**What the task requires**. Scan the records beneath this line for the line holding "C.POINTER(i32), C.POINTER(i32), C.POINTER(i32)]" and the line holding "i32, C.POINTER(EaglePostParams), C.POINTER(vp)]", then transcribe exactly those two and all lines between.

**Available data**.
────────────────────

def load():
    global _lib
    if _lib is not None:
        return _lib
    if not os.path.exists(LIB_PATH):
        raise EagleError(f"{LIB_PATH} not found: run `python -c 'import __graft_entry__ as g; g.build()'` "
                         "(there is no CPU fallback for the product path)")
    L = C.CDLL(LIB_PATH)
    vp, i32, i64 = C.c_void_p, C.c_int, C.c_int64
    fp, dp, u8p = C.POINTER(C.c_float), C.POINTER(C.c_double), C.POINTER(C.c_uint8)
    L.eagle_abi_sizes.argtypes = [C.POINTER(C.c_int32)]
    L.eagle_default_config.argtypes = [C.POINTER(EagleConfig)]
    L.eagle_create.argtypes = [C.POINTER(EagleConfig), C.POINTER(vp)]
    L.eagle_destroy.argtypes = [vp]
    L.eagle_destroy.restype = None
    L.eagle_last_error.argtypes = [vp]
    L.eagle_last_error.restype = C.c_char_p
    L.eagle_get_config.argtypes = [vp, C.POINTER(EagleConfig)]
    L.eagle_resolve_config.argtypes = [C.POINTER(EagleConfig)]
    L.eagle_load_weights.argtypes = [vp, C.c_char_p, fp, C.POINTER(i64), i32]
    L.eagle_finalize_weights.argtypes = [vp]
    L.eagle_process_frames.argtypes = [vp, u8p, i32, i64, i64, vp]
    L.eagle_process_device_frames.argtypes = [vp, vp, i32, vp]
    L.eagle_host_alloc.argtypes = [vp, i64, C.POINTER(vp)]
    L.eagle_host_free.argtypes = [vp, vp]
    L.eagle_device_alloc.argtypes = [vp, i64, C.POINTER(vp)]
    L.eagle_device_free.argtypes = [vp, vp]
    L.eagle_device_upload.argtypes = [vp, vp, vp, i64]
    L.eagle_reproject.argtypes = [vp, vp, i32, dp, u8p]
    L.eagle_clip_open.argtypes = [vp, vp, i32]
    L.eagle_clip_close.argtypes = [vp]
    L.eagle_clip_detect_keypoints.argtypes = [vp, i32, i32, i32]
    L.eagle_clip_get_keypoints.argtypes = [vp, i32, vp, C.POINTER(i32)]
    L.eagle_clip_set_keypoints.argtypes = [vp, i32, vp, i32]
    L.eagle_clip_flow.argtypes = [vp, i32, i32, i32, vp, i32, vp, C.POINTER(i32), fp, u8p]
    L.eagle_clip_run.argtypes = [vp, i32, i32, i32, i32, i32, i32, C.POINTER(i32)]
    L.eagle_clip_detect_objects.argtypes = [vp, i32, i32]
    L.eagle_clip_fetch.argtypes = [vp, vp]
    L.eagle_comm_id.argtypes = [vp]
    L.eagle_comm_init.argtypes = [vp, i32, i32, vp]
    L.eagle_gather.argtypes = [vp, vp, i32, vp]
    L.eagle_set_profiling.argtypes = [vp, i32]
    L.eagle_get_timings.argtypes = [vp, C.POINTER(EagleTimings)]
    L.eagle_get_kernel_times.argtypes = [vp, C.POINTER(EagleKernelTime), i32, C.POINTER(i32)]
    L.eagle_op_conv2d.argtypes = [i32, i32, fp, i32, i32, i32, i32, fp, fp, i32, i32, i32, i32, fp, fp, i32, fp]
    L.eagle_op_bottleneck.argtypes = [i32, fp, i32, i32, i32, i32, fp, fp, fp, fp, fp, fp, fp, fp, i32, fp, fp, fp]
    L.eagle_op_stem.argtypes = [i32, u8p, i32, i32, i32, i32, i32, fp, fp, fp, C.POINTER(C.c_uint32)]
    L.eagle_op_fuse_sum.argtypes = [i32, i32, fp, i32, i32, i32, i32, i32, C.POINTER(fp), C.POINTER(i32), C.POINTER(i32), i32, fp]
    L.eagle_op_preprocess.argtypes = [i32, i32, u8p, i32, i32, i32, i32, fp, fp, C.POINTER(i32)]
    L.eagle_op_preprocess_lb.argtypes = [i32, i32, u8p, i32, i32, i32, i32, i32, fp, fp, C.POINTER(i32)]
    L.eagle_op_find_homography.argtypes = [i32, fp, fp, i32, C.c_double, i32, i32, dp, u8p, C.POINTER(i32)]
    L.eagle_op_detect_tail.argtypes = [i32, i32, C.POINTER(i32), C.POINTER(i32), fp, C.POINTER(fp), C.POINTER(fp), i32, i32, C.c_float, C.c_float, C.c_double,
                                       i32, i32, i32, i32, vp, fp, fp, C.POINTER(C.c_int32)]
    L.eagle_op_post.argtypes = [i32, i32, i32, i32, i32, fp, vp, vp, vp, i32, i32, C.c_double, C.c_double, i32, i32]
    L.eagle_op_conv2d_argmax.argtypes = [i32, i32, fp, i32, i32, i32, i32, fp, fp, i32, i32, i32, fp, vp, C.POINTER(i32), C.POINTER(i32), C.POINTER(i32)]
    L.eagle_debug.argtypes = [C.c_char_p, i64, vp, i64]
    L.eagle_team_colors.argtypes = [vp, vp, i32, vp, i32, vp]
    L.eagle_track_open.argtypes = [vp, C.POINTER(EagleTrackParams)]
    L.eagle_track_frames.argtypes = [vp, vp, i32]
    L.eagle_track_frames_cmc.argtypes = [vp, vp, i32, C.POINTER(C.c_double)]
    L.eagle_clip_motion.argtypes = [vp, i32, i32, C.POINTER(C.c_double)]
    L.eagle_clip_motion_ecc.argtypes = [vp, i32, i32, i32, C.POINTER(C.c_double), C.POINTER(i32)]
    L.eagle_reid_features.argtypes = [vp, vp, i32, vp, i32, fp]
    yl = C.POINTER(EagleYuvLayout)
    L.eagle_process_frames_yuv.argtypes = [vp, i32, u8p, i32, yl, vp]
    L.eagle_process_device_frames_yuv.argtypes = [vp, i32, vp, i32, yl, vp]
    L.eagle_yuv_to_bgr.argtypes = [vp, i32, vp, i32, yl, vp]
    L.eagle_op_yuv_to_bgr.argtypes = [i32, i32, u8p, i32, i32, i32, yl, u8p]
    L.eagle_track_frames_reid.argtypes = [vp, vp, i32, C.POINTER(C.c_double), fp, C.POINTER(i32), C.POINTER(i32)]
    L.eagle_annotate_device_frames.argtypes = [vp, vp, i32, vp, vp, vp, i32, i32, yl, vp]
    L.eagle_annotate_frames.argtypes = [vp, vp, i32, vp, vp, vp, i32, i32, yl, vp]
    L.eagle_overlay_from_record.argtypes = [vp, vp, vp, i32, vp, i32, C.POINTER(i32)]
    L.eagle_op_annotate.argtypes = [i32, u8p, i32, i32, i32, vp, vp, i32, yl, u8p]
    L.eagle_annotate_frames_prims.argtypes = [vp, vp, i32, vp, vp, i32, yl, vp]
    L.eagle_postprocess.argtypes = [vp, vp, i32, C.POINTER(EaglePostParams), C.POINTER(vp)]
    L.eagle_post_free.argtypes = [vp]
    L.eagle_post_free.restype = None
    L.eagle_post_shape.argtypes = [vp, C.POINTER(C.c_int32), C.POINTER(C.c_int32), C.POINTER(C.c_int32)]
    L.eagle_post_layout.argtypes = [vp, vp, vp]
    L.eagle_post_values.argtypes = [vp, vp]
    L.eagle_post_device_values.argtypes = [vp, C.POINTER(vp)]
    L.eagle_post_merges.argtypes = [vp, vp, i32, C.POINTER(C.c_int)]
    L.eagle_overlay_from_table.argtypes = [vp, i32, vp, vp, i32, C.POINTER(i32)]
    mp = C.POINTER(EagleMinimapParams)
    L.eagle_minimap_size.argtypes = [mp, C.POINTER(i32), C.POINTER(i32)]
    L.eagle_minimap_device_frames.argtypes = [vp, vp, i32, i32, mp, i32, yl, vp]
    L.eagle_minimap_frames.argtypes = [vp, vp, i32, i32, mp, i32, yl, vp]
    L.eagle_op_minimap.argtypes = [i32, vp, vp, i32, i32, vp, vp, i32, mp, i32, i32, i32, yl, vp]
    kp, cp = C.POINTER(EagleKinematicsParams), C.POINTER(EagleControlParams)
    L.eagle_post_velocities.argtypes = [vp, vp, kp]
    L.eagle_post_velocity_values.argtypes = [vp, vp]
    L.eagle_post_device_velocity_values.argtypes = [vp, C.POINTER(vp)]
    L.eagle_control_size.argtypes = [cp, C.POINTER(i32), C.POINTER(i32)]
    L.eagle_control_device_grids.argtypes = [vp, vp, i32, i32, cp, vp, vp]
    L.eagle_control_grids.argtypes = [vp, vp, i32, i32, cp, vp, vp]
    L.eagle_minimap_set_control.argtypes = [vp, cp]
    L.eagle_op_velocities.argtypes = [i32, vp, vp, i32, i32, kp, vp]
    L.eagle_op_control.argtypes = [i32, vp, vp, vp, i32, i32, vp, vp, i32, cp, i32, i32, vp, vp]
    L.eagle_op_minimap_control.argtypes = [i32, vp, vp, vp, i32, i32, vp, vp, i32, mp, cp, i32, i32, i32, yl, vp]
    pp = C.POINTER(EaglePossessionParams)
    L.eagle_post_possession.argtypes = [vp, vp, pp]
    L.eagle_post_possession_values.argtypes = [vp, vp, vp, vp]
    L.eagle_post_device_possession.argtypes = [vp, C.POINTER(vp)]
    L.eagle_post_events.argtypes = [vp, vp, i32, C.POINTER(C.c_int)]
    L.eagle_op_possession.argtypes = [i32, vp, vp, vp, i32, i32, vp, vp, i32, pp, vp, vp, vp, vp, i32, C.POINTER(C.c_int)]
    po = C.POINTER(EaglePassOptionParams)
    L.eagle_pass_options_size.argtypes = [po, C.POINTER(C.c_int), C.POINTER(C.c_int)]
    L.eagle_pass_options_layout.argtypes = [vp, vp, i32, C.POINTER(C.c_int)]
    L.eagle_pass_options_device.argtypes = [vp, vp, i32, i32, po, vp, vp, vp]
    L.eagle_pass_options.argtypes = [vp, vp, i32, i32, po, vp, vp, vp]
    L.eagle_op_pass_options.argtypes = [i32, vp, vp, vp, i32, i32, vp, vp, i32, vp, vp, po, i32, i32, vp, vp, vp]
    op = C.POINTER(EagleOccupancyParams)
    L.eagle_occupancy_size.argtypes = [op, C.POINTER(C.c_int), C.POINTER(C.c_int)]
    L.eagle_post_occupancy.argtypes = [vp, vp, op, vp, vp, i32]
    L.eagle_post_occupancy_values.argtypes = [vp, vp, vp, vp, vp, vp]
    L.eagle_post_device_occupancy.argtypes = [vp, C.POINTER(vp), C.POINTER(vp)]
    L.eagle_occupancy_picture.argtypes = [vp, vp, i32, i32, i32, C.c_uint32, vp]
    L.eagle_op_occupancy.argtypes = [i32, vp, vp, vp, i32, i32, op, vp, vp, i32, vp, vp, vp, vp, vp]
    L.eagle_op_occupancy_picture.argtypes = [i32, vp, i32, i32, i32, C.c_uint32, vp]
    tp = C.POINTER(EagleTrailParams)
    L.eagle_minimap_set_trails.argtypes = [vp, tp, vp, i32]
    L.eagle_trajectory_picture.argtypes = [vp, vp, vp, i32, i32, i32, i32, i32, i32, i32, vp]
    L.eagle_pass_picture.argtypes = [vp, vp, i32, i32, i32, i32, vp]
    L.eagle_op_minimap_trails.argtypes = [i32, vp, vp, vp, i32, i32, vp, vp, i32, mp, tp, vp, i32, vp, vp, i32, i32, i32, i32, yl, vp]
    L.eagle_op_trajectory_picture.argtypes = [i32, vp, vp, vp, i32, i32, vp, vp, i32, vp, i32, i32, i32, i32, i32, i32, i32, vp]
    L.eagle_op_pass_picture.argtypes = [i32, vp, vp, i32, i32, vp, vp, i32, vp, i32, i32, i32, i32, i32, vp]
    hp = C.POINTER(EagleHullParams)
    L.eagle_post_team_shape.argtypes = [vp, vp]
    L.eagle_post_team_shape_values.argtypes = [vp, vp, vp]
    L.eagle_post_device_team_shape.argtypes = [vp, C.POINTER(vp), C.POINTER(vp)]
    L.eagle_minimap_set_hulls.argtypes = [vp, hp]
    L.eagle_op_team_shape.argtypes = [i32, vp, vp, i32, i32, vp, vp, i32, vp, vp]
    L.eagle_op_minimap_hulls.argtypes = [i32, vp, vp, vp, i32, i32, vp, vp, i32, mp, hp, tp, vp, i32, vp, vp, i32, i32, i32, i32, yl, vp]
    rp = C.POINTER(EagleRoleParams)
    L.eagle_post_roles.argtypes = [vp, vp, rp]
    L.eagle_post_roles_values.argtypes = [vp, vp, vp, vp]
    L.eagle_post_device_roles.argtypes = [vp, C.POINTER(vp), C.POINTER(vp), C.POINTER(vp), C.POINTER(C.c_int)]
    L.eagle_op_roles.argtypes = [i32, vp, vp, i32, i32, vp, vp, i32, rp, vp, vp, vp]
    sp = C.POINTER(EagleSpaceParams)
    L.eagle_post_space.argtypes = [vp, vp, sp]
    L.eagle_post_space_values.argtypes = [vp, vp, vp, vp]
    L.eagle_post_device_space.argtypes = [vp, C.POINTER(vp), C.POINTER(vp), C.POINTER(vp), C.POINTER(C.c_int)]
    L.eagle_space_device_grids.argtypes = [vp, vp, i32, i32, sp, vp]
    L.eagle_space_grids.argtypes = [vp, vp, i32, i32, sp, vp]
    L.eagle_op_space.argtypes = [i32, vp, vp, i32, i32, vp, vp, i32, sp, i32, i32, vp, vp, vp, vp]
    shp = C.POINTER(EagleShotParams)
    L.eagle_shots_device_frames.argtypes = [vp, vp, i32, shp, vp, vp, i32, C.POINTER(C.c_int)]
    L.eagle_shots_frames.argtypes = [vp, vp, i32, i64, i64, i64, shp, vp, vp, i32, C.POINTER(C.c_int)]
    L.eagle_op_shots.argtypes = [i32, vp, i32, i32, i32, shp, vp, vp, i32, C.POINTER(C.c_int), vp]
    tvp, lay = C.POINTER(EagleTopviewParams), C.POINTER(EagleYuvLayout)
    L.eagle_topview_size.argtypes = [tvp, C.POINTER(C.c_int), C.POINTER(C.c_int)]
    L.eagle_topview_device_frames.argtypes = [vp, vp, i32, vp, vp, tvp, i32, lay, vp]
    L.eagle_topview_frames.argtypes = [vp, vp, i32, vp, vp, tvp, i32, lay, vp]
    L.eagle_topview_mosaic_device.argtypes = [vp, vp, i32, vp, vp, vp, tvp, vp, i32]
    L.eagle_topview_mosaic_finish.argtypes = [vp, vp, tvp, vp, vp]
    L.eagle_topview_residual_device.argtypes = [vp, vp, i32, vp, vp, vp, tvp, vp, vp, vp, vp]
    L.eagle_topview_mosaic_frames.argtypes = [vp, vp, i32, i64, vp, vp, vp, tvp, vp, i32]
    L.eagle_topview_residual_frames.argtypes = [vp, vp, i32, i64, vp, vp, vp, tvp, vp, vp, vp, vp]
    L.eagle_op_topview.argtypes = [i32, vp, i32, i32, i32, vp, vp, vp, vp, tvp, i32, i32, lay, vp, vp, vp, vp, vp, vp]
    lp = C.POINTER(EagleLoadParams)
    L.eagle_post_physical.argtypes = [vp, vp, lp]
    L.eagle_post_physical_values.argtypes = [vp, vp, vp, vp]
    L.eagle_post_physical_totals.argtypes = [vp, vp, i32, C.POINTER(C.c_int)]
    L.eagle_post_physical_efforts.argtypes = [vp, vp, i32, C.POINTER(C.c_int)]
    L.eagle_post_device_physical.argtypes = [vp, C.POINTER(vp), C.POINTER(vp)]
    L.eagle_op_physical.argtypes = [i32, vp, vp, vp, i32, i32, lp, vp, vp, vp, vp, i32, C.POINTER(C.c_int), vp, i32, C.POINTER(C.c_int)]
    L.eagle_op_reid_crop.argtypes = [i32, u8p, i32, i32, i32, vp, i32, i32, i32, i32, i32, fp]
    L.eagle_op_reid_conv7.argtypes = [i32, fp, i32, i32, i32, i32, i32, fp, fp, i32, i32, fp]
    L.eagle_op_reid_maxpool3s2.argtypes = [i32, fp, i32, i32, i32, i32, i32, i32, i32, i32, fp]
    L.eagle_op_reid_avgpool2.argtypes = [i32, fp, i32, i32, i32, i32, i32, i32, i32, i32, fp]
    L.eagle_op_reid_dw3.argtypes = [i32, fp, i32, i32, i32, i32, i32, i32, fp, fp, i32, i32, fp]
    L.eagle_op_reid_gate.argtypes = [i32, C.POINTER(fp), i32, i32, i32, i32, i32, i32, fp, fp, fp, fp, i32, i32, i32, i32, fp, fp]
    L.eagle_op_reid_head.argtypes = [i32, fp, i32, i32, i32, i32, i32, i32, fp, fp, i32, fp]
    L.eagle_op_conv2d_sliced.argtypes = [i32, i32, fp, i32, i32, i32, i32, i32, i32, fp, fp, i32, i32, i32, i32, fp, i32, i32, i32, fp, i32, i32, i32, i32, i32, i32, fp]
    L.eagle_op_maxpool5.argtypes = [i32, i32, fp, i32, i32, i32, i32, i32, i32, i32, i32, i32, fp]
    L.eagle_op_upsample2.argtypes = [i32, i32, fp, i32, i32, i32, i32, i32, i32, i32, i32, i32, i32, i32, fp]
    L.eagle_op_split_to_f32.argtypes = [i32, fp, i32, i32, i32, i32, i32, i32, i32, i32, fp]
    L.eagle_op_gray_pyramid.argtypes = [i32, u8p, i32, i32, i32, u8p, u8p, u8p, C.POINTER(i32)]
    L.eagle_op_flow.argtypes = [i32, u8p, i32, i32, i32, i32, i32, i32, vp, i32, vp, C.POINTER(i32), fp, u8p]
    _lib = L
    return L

────────────────────

**Answer area**.
    L.eagle_op_conv2d_argmax.argtypes = [i32, i32, fp, i32, i32, i32, i32, fp, fp, i32, i32, i32, fp, vp, C.POINTER(i32), C.POINTER(i32), C.POINTER(i32)]
    L.eagle_debug.argtypes = [C.c_char_p, i64, vp, i64]
    L.eagle_team_colors.argtypes = [vp, vp, i32, vp, i32, vp]
    L.eagle_track_open.argtypes = [vp, C.POINTER(EagleTrackParams)]
    L.eagle_track_frames.argtypes = [vp, vp, i32]
    L.eagle_track_frames_cmc.argtypes = [vp, vp, i32, C.POINTER(C.c_double)]
    L.eagle_clip_motion.argtypes = [vp, i32, i32, C.POINTER(C.c_double)]
    L.eagle_clip_motion_ecc.argtypes = [vp, i32, i32, i32, C.POINTER(C.c_double), C.POINTER(i32)]
    L.eagle_reid_features.argtypes = [vp, vp, i32, vp, i32, fp]
    yl = C.POINTER(EagleYuvLayout)
    L.eagle_process_frames_yuv.argtypes = [vp, i32, u8p, i32, yl, vp]
    L.eagle_process_device_frames_yuv.argtypes = [vp, i32, vp, i32, yl, vp]
    L.eagle_yuv_to_bgr.argtypes = [vp, i32, vp, i32, yl, vp]
    L.eagle_op_yuv_to_bgr.argtypes = [i32, i32, u8p, i32, i32, i32, yl, u8p]
    L.eagle_track_frames_reid.argtypes = [vp, vp, i32, C.POINTER(C.c_double), fp, C.POINTER(i32), C.POINTER(i32)]
    L.eagle_annotate_device_frames.argtypes = [vp, vp, i32, vp, vp, vp, i32, i32, yl, vp]
    L.eagle_annotate_frames.argtypes = [vp, vp, i32, vp, vp, vp, i32, i32, yl, vp]
    L.eagle_overlay_from_record.argtypes = [vp, vp, vp, i32, vp, i32, C.POINTER(i32)]
    L.eagle_op_annotate.argtypes = [i32, u8p, i32, i32, i32, vp, vp, i32, yl, u8p]
    L.eagle_annotate_frames_prims.argtypes = [vp, vp, i32, vp, vp, i32, yl, vp]
    L.eagle_postprocess.argtypes = [vp, vp, i32, C.POINTER(EaglePostParams), C.POINTER(vp)]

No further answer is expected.